I take Deputy Power's point on the importance of the Law Reform Commission coming forward with a view on the implications of a data bank. The Deputy asked me to express my views on the subject. My views are not very rigidly formed at this stage. I believe that destruction of samples which are lawfully taken is something which in the interests of privacy or civil liberties is an unconvincing activity. I do not think that one increases someone's civil liberties by shredding samples or fingerprints in any circumstances. Were a database to be kept, the Law Reform Commission might well consider that some degree of independent control of it, and of access to it, and of the purposes for which it is used, might be necessary. Whether that is a judicial control or independent expert control, it should not simply be possible for anyone to check out without control any of the characteristics of a person who has a sample in the system.

Does the Minister have any views on how extensive the database should be?

Professor McConnnell of Trinity College Dublin wrote me a very strongly argued case for universality. His view is that one could separate the innocent from the guilty and prove innocence so often that there is a very strong case for universality. By the same token, there is a touch of Big Brother in having everyone's data stored somewhere simply because of the possibility that they could be involved in crime. My mind is open on this subject. I fully accept Professor McConnell's point that one could prove one's innocence in many cases, or the Garda could in many cases stop chasing the wrong people at an early stage. How would one go about assembling such a database? Would one call people to the local Garda station and demand a sample?

One could start off using samples in the hospitals.

That would take a long time to come to fruition. Probably the less I say about the issue in advance of the views of the Law Reform Commission, the better. It is nevertheless a real issue. Rather than start some scare story, I prefer to say that my mind is open on the issue and that I am mindful of the Big Brother implications of a universal or comprehensive database being held.

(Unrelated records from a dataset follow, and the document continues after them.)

#define G2_BLKFLAG(b_) (HI && ((fw[(fbit0 + (b_)) >> 5 > 4 ? 4 : (fbit0 + (b_)) >> 5] >> ((fbit0 + (b_)) & 31)) & 1u))
#define G2_ISSUE(s_)                                                                               \
    {                                                                                              \
        unsigned char* d_ = smem + ((s_) % IMGS) * IMG + wave * 1024;                              \
        const unsigned char* a_ = abase + (size_t)(s_) * G2_A;                                     \
        _Pragma("unroll") for (int i = 0; i < 2; ++i)                                              \
            __builtin_amdgcn_global_load_lds(G3_AS1(a_ + i * 8192), G3_AS3(d_ + i * 8192), 16, 0, 0); \
        __builtin_amdgcn_global_load_lds(G3_AS1(bbase + (size_t)(s_) * G2_B), G3_AS3(d_ + OFF_B), 16, 0, NTB ? 2 : 0); \
        if (HI) {                                                                                  \
            if (G2_BLKFLAG(s_))                                                                    \
                __builtin_amdgcn_global_load_lds(G3_AS1(hbase + (size_t)(s_) * G2_B), G3_AS3(d_ + GEO::OFF_H), 16, 0, NTB ? 2 : 0); \
        }                                                                                          \
    }
#define G2_PIECE(s_, i_) { G2_DMA_PIECE(1, HI, NTB, s_, i_) __builtin_amdgcn_sched_barrier(0); }
#define G2_FRAG(ptr_) __builtin_bit_cast(f16x8, *reinterpret_cast<const u32x4*>(ptr_))
#define G2_MFMA(b_, m_, q_)                                                                        \
    if (G2_LIVE(m_)) {                                                                             \
    acc[m_][0] = __builtin_amdgcn_mfma_f32_32x32x16_f16(aq[m_][q_], b_[0], acc[m_][0], 0, 0, 0);   \
    acc[m_][1] = __builtin_amdgcn_mfma_f32_32x32x16_f16(aq[m_][q_], b_[1], acc[m_][1], 0, 0, 0); }
#define G2_WAIT_AHEAD(cnt_)                                                                        \
    {                                                                                              \
        if constexpr ((cnt_) == 1) G3_WAIT_VM(3);                                                  \
        else if constexpr ((cnt_) == 2) G3_WAIT_VM(6);                                             \
        else G3_WAIT_VM(0);                                                                        \
    }

    f16x8 bq[2], bh[2], aq[4][2];
    constexpr bool SPREAD = VAR == 4 && (!HI || GEN);
    G3_WAIT_VM(0);
    G2_ISSUE(0)
    if (nst > 1) G2_ISSUE(1)
    if (nst > 2) G2_ISSUE(2)
    if (nst > 2) G2_WAIT_AHEAD(2) else if (nst > 1) G2_WAIT_AHEAD(1) else G2_WAIT_AHEAD(0)
    if (grp == 1) G3_RAW_BARRIER()
    if constexpr (SPREAD) {
#define G2_READ_A(s_)                                                                              \
        {                                                                                          \
            const unsigned char* bb = smem + ((s_) % IMGS) * IMG;                                  \
            _Pragma("unroll") for (int n = 0; n < 2; ++n) bq[n] = G2_FRAG(bb + b_off + n * 32 * 32); \
            _Pragma("unroll") for (int m = 0; m < 2; ++m) {                                        \
                aq[m][1] = G2_FRAG(bb + a_row + m * 32 * G2_ROWB + a_s1);                          \
                aq[m][0] = G2_FRAG(bb + a_row + m * 32 * G2_ROWB + a_s0);                          \
            }                                                                                      \
            if constexpr (HI) { _Pragma("unroll") for (int n = 0; n < 2; ++n) bh[n] = G2_FRAG(bb + b_off + G2_B + n * 32 * 32); } \
            __builtin_amdgcn_sched_barrier(0);                                                     \
        }
#define G2_READ_B(s_)                                                                              \
        {                                                                                          \
            const unsigned char* bb = smem + ((s_) % IMGS) * IMG;                                  \
            _Pragma("unroll") for (int m = 2; m < 4; ++m) {                                        \
                aq[m][1] = G2_FRAG(bb + a_row + m * 32 * G2_ROWB + a_s1);                          \
                aq[m][0] = G2_FRAG(bb + a_row + m * 32 * G2_ROWB + a_s0);                          \
            }                                                                                      \
            __builtin_amdgcn_sched_barrier(0);                                                     \
        }
#define G2_STEP(MORE_)                                                                             \
        {                                                                                          \
            G3_RAW_BARRIER()                                         \
            G2_READ_A(s)                                                                           \
            G2_MFMA(bq, 0, 1) G2_MFMA(bq, 1, 1)                                                    \
            if (MORE_) G2_PIECE(s + AHEAD, 0)                                                      \
            G2_MFMA(bq, 0, 0) G2_MFMA(bq, 1, 0)                                                    \
            G2_READ_B(s)                                                                           \
            if (MORE_) G2_PIECE(s + AHEAD, 1)                                                      \
            if constexpr (HI) { G2_MFMA(bh, 0, 0) G2_MFMA(bh, 1, 0) }                              \
            asm volatile("s_waitcnt lgkmcnt(0)" ::: "memory");                                     \
             \
            if (s + 1 < nst) { if (MORE_) { if constexpr (HI) G3_WAIT_VM(6); else G3_WAIT_VM(5); } else G3_WAIT_VM(0); } \
            G3_RAW_BARRIER()                                                              \
            G2_MFMA(bq, 2, 1) G2_MFMA(bq, 3, 1)                                                    \
            if (MORE_) G2_PIECE(s + AHEAD, 2)                                                      \
            G2_MFMA(bq, 2, 0) G2_MFMA(bq, 3, 0)                                                    \
            if constexpr (HI) { if (MORE_) G2_PIECE(s + AHEAD, 3)                                  \
                                G2_MFMA(bh, 2, 0) G2_MFMA(bh, 3, 0) }                              \
        }
        {
            int s = 0;
            const int n_main = nst - AHEAD;
            for (; s < n_main; ++s) G2_STEP(true)
            for (; s < nst; ++s) G2_STEP(false)
        }
#undef G2_STEP
#undef G2_READ_B
#undef G2_READ_A
    } else {
#define G2_READ(s_)                                                                                \
        {                                                                                          \
            const unsigned char* bb = smem + ((s_) % IMGS) * IMG;                                  \
            _Pragma("unroll") for (int n = 0; n < 2; ++n) bq[n] = G2_FRAG(bb + b_off + n * 32 * 32); \
            if (HI) { _Pragma("unroll") for (int n = 0; n < 2; ++n) bh[n] = G2_FRAG(bb + b_off + G2_B + n * 32 * 32); } \
            _Pragma("unroll") for (int m = 0; m < 4; ++m) {                                        \
                aq[m][0] = G2_FRAG(bb + a_row + m * 32 * G2_ROWB + a_s0);                          \
                aq[m][1] = G2_FRAG(bb + a_row + m * 32 * G2_ROWB + a_s1);                          \
            }                                                                                      \
            __builtin_amdgcn_sched_barrier(0);                                                     \
        }
#define G2_MFMA4(b_, ma_, mb_) G2_MFMA(b_, ma_, 1) G2_MFMA(b_, mb_, 1) G2_MFMA(b_, ma_, 0) G2_MFMA(b_, mb_, 0)
#define G2_MFMA2H(b_, ma_, mb_) G2_MFMA(b_, ma_, 0) G2_MFMA(b_, mb_, 0)
#define G2_HALF(ma_, mb_)                                                                          \
        {                                                                                          \
            G2_MFMA4(bq, ma_, mb_)                                                                 \
            if (HI) { if (hi_blk) { if constexpr (GEN) { G2_MFMA2H(bh, ma_, mb_) } else { G2_MFMA4(bh, ma_, mb_) } } } \
        }
        for (int s = 0; s < nst; ++s) {
            const bool hi_blk = G2_BLKFLAG(s);
            G3_RAW_BARRIER()
            if (s + AHEAD < nst) G2_ISSUE(s + AHEAD)
            G2_READ(s)
            G2_HALF(0, 1)
            asm volatile("s_waitcnt lgkmcnt(0)" ::: "memory");
            if (s + 1 < nst) {
                if (s + 3 < nst) G2_WAIT_AHEAD(2) else if (s + 2 < nst) G2_WAIT_AHEAD(1) else G2_WAIT_AHEAD(0)
            }
            G3_RAW_BARRIER()
            G2_HALF(2, 3)
        }
#undef G2_HALF
#undef G2_MFMA2H
#undef G2_MFMA4
#undef G2_READ
    }
    if (grp == 0) G3_RAW_BARRIER()
#undef G2_WAIT_AHEAD
#undef G2_MFMA
#undef G2_FRAG
#undef G2_PIECE
#undef G2_ISSUE
#undef G2_BLKFLAG

    if (C == nullptr) return;
    const int j = j0 + wn * 64 + li;
    const float cs[2] = {(HI && cscale) ? cscale[j] : 1.0f, (HI && cscale) ? cscale[j + 32] : 1.0f};
#pragma unroll
    for (int m = 0; m < 4; ++m) {
        if (!G2_LIVE(m)) continue;
        const int cbase = m0 + grp * 128 + m * 32 + 4 * h;
#pragma unroll
        for (int n = 0; n < 2; ++n)
#pragma unroll
            for (int r = 0; r < 16; ++r) {
                const int row = cbase + (r & 3) + 8 * (r >> 2);
                C[(size_t)row * ldc + j + n * 32] = (acc[m][n][r] * rscale[row]) * cs[n];
            }
    }
#undef G2_LIVE
}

I raised a question about the use of video equipment as evidence.

The product of a video camera is in principle real evidence, as long as it is established that it was a video camera which was functioning at the relevant time and that it was in working order. It is real evidence which, as I understand it, does not require any special statutory basis in order for it to be introduced as evidence. Taking a typical example, if there is a fight in a disco, and a videotape is produced, all that is normally required to justify the introduction of the videotape in evidence is the evidence of someone saying that a particular video camera was working at the time, and that person obtained within perhaps 24 hours the cassette or DVD from it. That person would then tell what the cassette or DVD was showing. It is real evidence just as much as a fingerprint left at the scene, because it is purely a factual process. It does not have to have some statutory benediction to make it admissible. It is admissible just as much as if one left a DNA sample or one's fingerprints at a crime scene. Some criminals have on occasion left their fingers behind them. The video cassette or DVD is real evidence and can be introduced as such if one can show beyond reasonable doubt that it is what it purports to be.

I thank the Minister and his officials for attending.

The joint committee went into private session at 4.28 p.m. and adjourned at 4.29 p.m. until2.30 p.m. on Tuesday, 14 October 2003.